Principle:PrefectHQ Prefect HTTP Data Extraction
| Metadata | |
|---|---|
| Sources | |
| Domains | |
| Last Updated | 2026-02-09 00:00 GMT |
Overview
A pattern for reliably extracting data from REST APIs with pagination support, automatic retries on transient failures, and structured error handling.
Description
HTTP Data Extraction is the "Extract" phase of ETL pipelines. It involves:
- Fetching data from external REST APIs -- making HTTP GET requests to retrieve structured data
- Handling pagination -- iterating through multiple pages of results to collect complete datasets
- Managing rate limits -- respecting API rate limits through retry delays and backoff
- Recovering from transient network failures -- automatically retrying failed requests without re-fetching successful pages
In Prefect, this is implemented by wrapping HTTP client calls in @task with retries, allowing each page fetch to be independently retried without re-fetching pages that already succeeded. This is a critical design choice: if page 5 of 10 fails, only page 5 is retried -- pages 1-4 do not need to be re-fetched.
The typical extraction pattern follows this structure:
@task(retries=3, retry_delay_seconds=[2, 5, 15])
def fetch_page(page: int, api_base: str, per_page: int) -> list[dict]:
response = httpx.get(f"{api_base}/endpoint", params={"page": page, "per_page": per_page})
response.raise_for_status()
return response.json()
@flow
def extract_all(api_base: str, total_pages: int, per_page: int):
results = []
for page in range(1, total_pages + 1):
results.append(fetch_page(page, api_base, per_page))
return results
Usage
Use this pattern when building data pipelines that consume data from REST APIs, especially when:
- The API returns paginated results that must be iterated through
- Network reliability is a concern (the API may be temporarily unavailable)
- Rate limiting is enforced by the API provider
- You need observability into which pages succeeded or failed
- The dataset is large enough that re-fetching everything on failure would be wasteful
Common use cases include:
- Ingesting articles or posts from content APIs (DEV.to, Medium, WordPress)
- Fetching records from SaaS APIs (Salesforce, HubSpot, Stripe)
- Collecting metrics from monitoring APIs (Datadog, CloudWatch)
- Pulling data from government or public data APIs
Theoretical Basis
The pattern combines three fundamental principles:
1. Pagination
REST APIs typically limit the number of results per response.

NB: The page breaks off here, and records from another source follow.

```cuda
template <typename T> struct Wgmma;
#define MMFS_WGMMA_OPS(TY) \
     \
// ... 1 lines not shown
        asm volatile( \
            "{\n\t.reg .pred p;\n\tsetp.ne.b32 p, %34, 0;\n\t" \
            "wgmma.mma_async.sync.aligned.m64n64k16.f32." TY "." TY " {%0,%1,%2,%3,%4,%5,%6,%7,%8,%9,%10,%11,%12,%13,%14,%15,%16,%17,%18,%19,%20,%21,%22,%23,%24,%25,%26,%27,%28,%29,%30,%31}, %32, %33, p, 1, 1, 0, 0;\n\t}" \
            : "+f"(d[0]), "+f"(d[1]), "+f"(d[2]), "+f"(d[3]), "+f"(d[4]), "+f"(d[5]), "+f"(d[6]), "+f"(d[7]), "+f"(d[8]), "+f"(d[9]), "+f"(d[10]), "+f"(d[11]), "+f"(d[12]), "+f"(d[13]), "+f"(d[14]), "+f"(d[15]), "+f"(d[16]), "+f"(d[17]), "+f"(d[18]), "+f"(d[19]), "+f"(d[20]), "+f"(d[21]), "+f"(d[22]), "+f"(d[23]), "+f"(d[24]), "+f"(d[25]), "+f"(d[26]), "+f"(d[27]), "+f"(d[28]), "+f"(d[29]), "+f"(d[30]), "+f"(d[31]) \
            : "l"(da), "l"(db), "r"(acc)); \
    } \
     \
    __device__ __forceinline__ static void ss_n128(float (&d)[64], uint64_t da, uint64_t db, int acc) { \
        asm volatile( \
            "{\n\t.reg .pred p;\n\tsetp.ne.b32 p, %66, 0;\n\t" \
            "wgmma.mma_async.sync.aligned.m64n128k16.f32." TY "." TY " {%0,%1,%2,%3,%4,%5,%6,%7,%8,%9,%10,%11,%12,%13,%14,%15,%16,%17,%18,%19,%20,%21,%22,%23,%24,%25,%26,%27,%28,%29,%30,%31,%32,%33,%34,%35,%36,%37,%38,%39,%40,%41,%42,%43,%44,%45,%46,%47,%48,%49,%50,%51,%52,%53,%54,%55,%56,%57,%58,%59,%60,%61,%62,%63}, %64, %65, p, 1, 1, 0, 0;\n\t}" \
            : "+f"(d[0]), "+f"(d[1]), "+f"(d[2]), "+f"(d[3]), "+f"(d[4]), "+f"(d[5]), "+f"(d[6]), "+f"(d[7]), "+f"(d[8]), "+f"(d[9]), "+f"(d[10]), "+f"(d[11]), "+f"(d[12]), "+f"(d[13]), "+f"(d[14]), "+f"(d[15]), "+f"(d[16]), "+f"(d[17]), "+f"(d[18]), "+f"(d[19]), "+f"(d[20]), "+f"(d[21]), "+f"(d[22]), "+f"(d[23]), "+f"(d[24]), "+f"(d[25]), "+f"(d[26]), "+f"(d[27]), "+f"(d[28]), "+f"(d[29]), "+f"(d[30]), "+f"(d[31]), "+f"(d[32]), "+f"(d[33]), "+f"(d[34]), "+f"(d[35]), "+f"(d[36]), "+f"(d[37]), "+f"(d[38]), "+f"(d[39]), "+f"(d[40]), "+f"(d[41]), "+f"(d[42]), "+f"(d[43]), "+f"(d[44]), "+f"(d[45]), "+f"(d[46]), "+f"(d[47]), "+f"(d[48]), "+f"(d[49]), "+f"(d[50]), "+f"(d[51]), "+f"(d[52]), "+f"(d[53]), "+f"(d[54]), "+f"(d[55]), "+f"(d[56]), "+f"(d[57]), "+f"(d[58]), "+f"(d[59]), "+f"(d[60]), "+f"(d[61]), "+f"(d[62]), "+f"(d[63]) \
            : "l"(da), "l"(db), "r"(acc)); \
    } \
     \
    __device__ __forceinline__ static void ss_n160(float (&d)[80], uint64_t da, uint64_t db, int acc) { \
        asm volatile( \
            "{\n\t.reg .pred p;\n\tsetp.ne.b32 p, %82, 0;\n\t" \
            "wgmma.mma_async.sync.aligned.m64n160k16.f32." TY "." TY " {%0,%1,%2,%3,%4,%5,%6,%7,%8,%9,%10,%11,%12,%13,%14,%15,%16,%17,%18,%19,%20,%21,%22,%23,%24,%25,%26,%27,%28,%29,%30,%31,%32,%33,%34,%35,%36,%37,%38,%39,%40,%41,%42,%43,%44,%45,%46,%47,%48,%49,%50,%51,%52,%53,%54,%55,%56,%57,%58,%59,%60,%61,%62,%63,%64,%65,%66,%67,%68,%69,%70,%71,%72,%73,%74,%75,%76,%77,%78,%79}, %80, %81, p, 1, 1, 0, 0;\n\t}" \
            : "+f"(d[0]), "+f"(d[1]), "+f"(d[2]), "+f"(d[3]), "+f"(d[4]), "+f"(d[5]), "+f"(d[6]), "+f"(d[7]), "+f"(d[8]), "+f"(d[9]), "+f"(d[10]), "+f"(d[11]), "+f"(d[12]), "+f"(d[13]), "+f"(d[14]), "+f"(d[15]), "+f"(d[16]), "+f"(d[17]), "+f"(d[18]), "+f"(d[19]), "+f"(d[20]), "+f"(d[21]), "+f"(d[22]), "+f"(d[23]), "+f"(d[24]), "+f"(d[25]), "+f"(d[26]), "+f"(d[27]), "+f"(d[28]), "+f"(d[29]), "+f"(d[30]), "+f"(d[31]), "+f"(d[32]), "+f"(d[33]), "+f"(d[34]), "+f"(d[35]), "+f"(d[36]), "+f"(d[37]), "+f"(d[38]), "+f"(d[39]), "+f"(d[40]), "+f"(d[41]), "+f"(d[42]), "+f"(d[43]), "+f"(d[44]), "+f"(d[45]), "+f"(d[46]), "+f"(d[47]), "+f"(d[48]), "+f"(d[49]), "+f"(d[50]), "+f"(d[51]), "+f"(d[52]), "+f"(d[53]), "+f"(d[54]), "+f"(d[55]), "+f"(d[56]), "+f"(d[57]), "+f"(d[58]), "+f"(d[59]), "+f"(d[60]), "+f"(d[61]), "+f"(d[62]), "+f"(d[63]), "+f"(d[64]), "+f"(d[65]), "+f"(d[66]), "+f"(d[67]), "+f"(d[68]), "+f"(d[69]), "+f"(d[70]), "+f"(d[71]), "+f"(d[72]), "+f"(d[73]), "+f"(d[74]), "+f"(d[75]), "+f"(d[76]), "+f"(d[77]), "+f"(d[78]), "+f"(d[79]) \
            : "l"(da), "l"(db), "r"(acc)); \
    } \
     \
    __device__ __forceinline__ static void rs_n64(float (&d)[32], const uint32_t (&a)[4], uint64_t db, int acc) { \
        asm volatile( \
            "{\n\t.reg .pred p;\n\tsetp.ne.b32 p, %37, 0;\n\t" \
            "wgmma.mma_async.sync.aligned.m64n64k16.f32." TY "." TY " {%0,%1,%2,%3,%4,%5,%6,%7,%8,%9,%10,%11,%12,%13,%14,%15,%16,%17,%18,%19,%20,%21,%22,%23,%24,%25,%26,%27,%28,%29,%30,%31}, {%32,%33,%34,%35}, %36, p, 1, 1, 1;\n\t}" \
            : "+f"(d[0]), "+f"(d[1]), "+f"(d[2]), "+f"(d[3]), "+f"(d[4]), "+f"(d[5]), "+f"(d[6]), "+f"(d[7]), "+f"(d[8]), "+f"(d[9]), "+f"(d[10]), "+f"(d[11]), "+f"(d[12]), "+f"(d[13]), "+f"(d[14]), "+f"(d[15]), "+f"(d[16]), "+f"(d[17]), "+f"(d[18]), "+f"(d[19]), "+f"(d[20]), "+f"(d[21]), "+f"(d[22]), "+f"(d[23]), "+f"(d[24]), "+f"(d[25]), "+f"(d[26]), "+f"(d[27]), "+f"(d[28]), "+f"(d[29]), "+f"(d[30]), "+f"(d[31]) \
            : "r"(a[0]), "r"(a[1]), "r"(a[2]), "r"(a[3]), "l"(db), "r"(acc)); \
    } \
     \
    __device__ __forceinline__ static void rs_n128(float (&d)[64], const uint32_t (&a)[4], uint64_t db, int acc) { \
        asm volatile( \
            "{\n\t.reg .pred p;\n\tsetp.ne.b32 p, %69, 0;\n\t" \
            "wgmma.mma_async.sync.aligned.m64n128k16.f32." TY "." TY " {%0,%1,%2,%3,%4,%5,%6,%7,%8,%9,%10,%11,%12,%13,%14,%15,%16,%17,%18,%19,%20,%21,%22,%23,%24,%25,%26,%27,%28,%29,%30,%31,%32,%33,%34,%35,%36,%37,%38,%39,%40,%41,%42,%43,%44,%45,%46,%47,%48,%49,%50,%51,%52,%53,%54,%55,%56,%57,%58,%59,%60,%61,%62,%63}, {%64,%65,%66,%67}, %68, p, 1, 1, 1;\n\t}" \
            : "+f"(d[0]), "+f"(d[1]), "+f"(d[2]), "+f"(d[3]), "+f"(d[4]), "+f"(d[5]), "+f"(d[6]), "+f"(d[7]), "+f"(d[8]), "+f"(d[9]), "+f"(d[10]), "+f"(d[11]), "+f"(d[12]), "+f"(d[13]), "+f"(d[14]), "+f"(d[15]), "+f"(d[16]), "+f"(d[17]), "+f"(d[18]), "+f"(d[19]), "+f"(d[20]), "+f"(d[21]), "+f"(d[22]), "+f"(d[23]), "+f"(d[24]), "+f"(d[25]), "+f"(d[26]), "+f"(d[27]), "+f"(d[28]), "+f"(d[29]), "+f"(d[30]), "+f"(d[31]), "+f"(d[32]), "+f"(d[33]), "+f"(d[34]), "+f"(d[35]), "+f"(d[36]), "+f"(d[37]), "+f"(d[38]), "+f"(d[39]), "+f"(d[40]), "+f"(d[41]), "+f"(d[42]), "+f"(d[43]), "+f"(d[44]), "+f"(d[45]), "+f"(d[46]), "+f"(d[47]), "+f"(d[48]), "+f"(d[49]), "+f"(d[50]), "+f"(d[51]), "+f"(d[52]), "+f"(d[53]), "+f"(d[54]), "+f"(d[55]), "+f"(d[56]), "+f"(d[57]), "+f"(d[58]), "+f"(d[59]), "+f"(d[60]), "+f"(d[61]), "+f"(d[62]), "+f"(d[63]) \
            : "r"(a[0]), "r"(a[1]), "r"(a[2]), "r"(a[3]), "l"(db), "r"(acc)); \
    }
template <> struct Wgmma<__nv_bfloat16> { MMFS_WGMMA_OPS("bf16") };
template <> struct Wgmma<__half> { MMFS_WGMMA_OPS("f16") };
#undef MMFS_WGMMA_OPS


__device__ __forceinline__ void tma_load_2d(void *dst, const CUtensorMap *map, uint64_t *bar, int c0, int c1) {
    asm volatile(
        "cp.async.bulk.tensor.2d.shared::cluster.global.mbarrier::complete_tx::bytes [%0], [%1, {%3, %4}], [%2];" ::
        "r"(s_addr(dst)), "l"(map), "r"(s_addr(bar)), "r"(c0), "r"(c1) : "memory");
}

typedef CUresult (*EncodeTiledFn)(CUtensorMap *, CUtensorMapDataType, cuuint32_t, void *, const cuuint64_t *, const cuuint64_t *,
                                  const cuuint32_t *, const cuuint32_t *, CUtensorMapInterleave, CUtensorMapSwizzle,
                                  CUtensorMapL2promotion, CUtensorMapFloatOOBfill);

inline EncodeTiledFn tensor_map_encoder() {
    static EncodeTiledFn fn = nullptr;
    if (!fn) {
        void *ptr = nullptr;
        cudaDriverEntryPointQueryResult qres;
        if (cudaGetDriverEntryPoint("cuTensorMapEncodeTiled", &ptr, cudaEnableDefault, &qres) == cudaSuccess &&
            qres == cudaDriverEntryPointSuccess)
            fn = (EncodeTiledFn)ptr;
    }
    return fn;
}

}
```

### mm-interleaved_b200/llama_mmfs.py

```python
from __future__ import annotations

import math
from dataclasses import dataclass, field
from types import SimpleNamespace
from typing import List, Optional, Tuple

import torch
import torch.nn.functional as F
from torch import nn

import torch.utils.checkpoint

from . import autograd_ops, ops
from ._cache import SourceCache, WeightCache
from .mmfs import MMFS
from .msda import records


@dataclass
class LlamaMMFSConfig:
    vocab_size: int = 32002
    hidden_size: int = 5120
    intermediate_size: int = 13824
    num_hidden_layers: int = 40
# ... 43 lines not shown

    def __init__(self, *linears):
        self.linears = linears
        self._cache = WeightCache()

    def get(self):
        ws = [l.weight for l in self.linears]
        if records(*ws):
            return torch.cat(ws, 0)
        return self._cache.get(ws, lambda: torch.cat(ws, 0).contiguous())


def _addmm_residual(residual, x, weight, inplace):
    r2 = residual.view(-1, residual.shape[-1])
    x2 = x.reshape(-1, x.shape[-1])
    if inplace:
        r2.addmm_(x2, weight.t())
        return residual
    return torch.addmm(r2, x2, weight.t()).view_as(residual)


FP8_DECODE_MAX_ROWS = 5


def decode_linear(x, weight, fp8, key, bias=None, residual=None, inplace=False):
    if (fp8 is not None and x.dim() == 3 and x.shape[1] == 1 and x.shape[0] <= FP8_DECODE_MAX_ROWS
            and weight.shape[0] >= 2 * weight.shape[1] and not records(x, residual)):
        w8, scale = fp8.get(weight, lambda: ops.quantize_fp8_per_channel(weight), key)
        return ops.linear_fp8(x, w8, scale, bias, residual, out=residual if inplace else None)
    if residual is None:
        return F.linear(x, weight, bias)
    return _addmm_residual(residual, x, weight, inplace)


class LlamaMLP(nn.Module):
    def __init__(self, hidden_size: int, intermediate_size: int, hidden_act: str):
        super().__init__()
        if hidden_act != "silu":
            raise NotImplementedError("only the SiLU gate of Llama is implemented")
        self.gate_proj = nn.Linear(hidden_size, intermediate_size, bias=False)
        self.down_proj = nn.Linear(intermediate_size, hidden_size, bias=False)
        self.up_proj = nn.Linear(hidden_size, intermediate_size, bias=False)
        self._gate_up = _CatWeight(self.gate_proj, self.up_proj)
        self._fp8 = None

    def forward(self, x, residual=None, inplace=False):
        gu = decode_linear(x, self._gate_up.get(), self._fp8, "gate_up")
        act = autograd_ops.swiglu(gu)
        return decode_linear(act, self.down_proj.weight, self._fp8, "down", residual=residual, inplace=inplace)


class StaticKV:

    __slots__ = ("k", "v", "length", "slot")

    def __init__(self, batch, max_len, heads, head_dim, dtype, device):
        self.k = torch.empty((batch, max_len, heads, head_dim), dtype=dtype, device=device)
        self.v = torch.empty_like(self.k)
        self.length = 0
        self.slot = None

    @classmethod
    def over(cls, k, v) -> "StaticKV":
        c = cls.__new__(cls)
        c.k, c.v, c.length, c.slot = k, v, 0, None
        return c


class PreparedVision:

    __slots__ = ("raw_shape", "values")
# ... 318 lines not shown
```

### mm-interleaved_b200/ops.py

```python
from __future__ import annotations

import math
from typing import Optional

import torch

from . import _lib
from .msda import _DTYPE_CODE, _require, inference_only

launch_counter = [0]


def _stream():
    return torch.cuda.current_stream().cuda_stream


def rmsnorm(x: torch.Tensor, weight: torch.Tensor, eps: float) -> torch.Tensor:
    inference_only("rmsnorm", x, weight)
    _require(x.is_cuda and x.is_contiguous() and weight.is_contiguous(), "rmsnorm: contiguous CUDA tensors required")
    _require(weight.dtype == x.dtype and weight.numel() == x.shape[-1], "rmsnorm: weight dtype / size mismatch")
    y = torch.empty_like(x)
    rows = x.numel() // x.shape[-1]
    with torch.cuda.device(x.device):
        rc = _lib.lib().mmfs_rmsnorm(x.data_ptr(), weight.data_ptr(), y.data_ptr(), rows, x.shape[-1], float(eps),
# ... 718 lines not shown
    N = w8.shape[0]
    _require(scale.dtype == torch.float32 and scale.is_contiguous() and scale.numel() == N and scale.device == x.device,
             f"linear_fp8: scale must be a contiguous fp32 tensor of {N} elements on {x.device}")
    _check_affine("linear_fp8", x, N, bias)
    x2 = x.reshape(-1, K)
    if not x2.is_contiguous() or x2.data_ptr() % 16:
        x2 = x2.clone(memory_format=torch.contiguous_format)
    M = x2.shape[0]
    shape = tuple(x.shape[:-1]) + (N,)
    for t, name in ((residual, "residual"), (out, "out")):
        if t is not None:
            _require(tuple(t.shape) == shape and t.dtype == x.dtype and t.is_contiguous() and t.device == x.device,
                     f"linear_fp8: {name} must be a contiguous {x.dtype} tensor of shape {shape}")
    if out is None:
        out = torch.empty(shape, dtype=x.dtype, device=x.device)
    with torch.cuda.device(x.device):
        rc = _lib.lib().mmfs_linear_fp8(x2.data_ptr(), w8.data_ptr(), scale.data_ptr(),
                                        bias.data_ptr() if bias is not None else None,
                                        residual.data_ptr() if residual is not None else None, out.data_ptr(),
                                        M, N, K, _DTYPE_CODE[x.dtype], _stream())
    _lib.check(rc, "linear_fp8")
    launch_counter[0] += 1
    return out
```

Baseline: 2.662.

## Fuse gate/up projection GEMM with SwiGLU in a clustered wgmma TMA kernel

Adds a warp-specialized Hopper GEMM kernel that computes the gate and up projections together and applies SwiGLU in the epilogue. A 2-CTA cluster multicasts the gate and up weight tiles so each CTA accumulates a 128x256 tile with m64n256k16 wgmma. The result is written through swizzled shared memory with TMA stores. The Llama MLP uses it for inputs of at least 1024 rows when not recording autograd. This avoids writing and re-reading the 2I-wide intermediate and a separate activation launch, in exchange for relying on a hand-written GEMM instead of cuBLAS.

```diff
diff --git a/include/mmfs_b200.h b/include/mmfs_b200.h
--- a/include/mmfs_b200.h
+++ b/include/mmfs_b200.h
@@ -170,6 +170,8 @@
 int mmfs_linear_fp8(const void *x, const uint8_t *w8, const float *scale, const void *bias, const void *residual,
                     void *out, int M, int N, int K, int dtype, void *stream);
 
+int mmfs_linear_swiglu(const void *x, const void *w_gu, void *out, int M, int I, int K, int plain, int dtype, void *stream);
+
 #ifdef __cplusplus
 }
 #endif
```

Pagination involves iterating through pages to collect the complete dataset.
# Pseudocode: Paginated extraction
collected = []
for page in range(1, total_pages + 1):
data = fetch_page(page)
collected.append(data)
2. Retry with Backoff
Automatically retrying failed HTTP requests with increasing delays prevents overwhelming a struggling service while maximizing the chance of eventual success.
| Attempt | Delay | Cumulative Wait |
|---|---|---|
| 1st retry | 2 seconds | 2 seconds |
| 2nd retry | 5 seconds | 7 seconds |
| 3rd retry | 15 seconds | 22 seconds |
3. Idempotent Operations
Each page fetch is independent and idempotent -- fetching page 3 produces the same result regardless of whether pages 1 and 2 succeeded or failed. This property makes it safe to retry individual page fetches without side effects.
Combined pseudocode:
for each page in range(1, total_pages + 1):
data = retry(fetch_page(page)) # Each page retried independently
collected.append(data)
This combination ensures that the extraction phase is both complete (all pages are eventually fetched) and efficient (only failed pages are retried).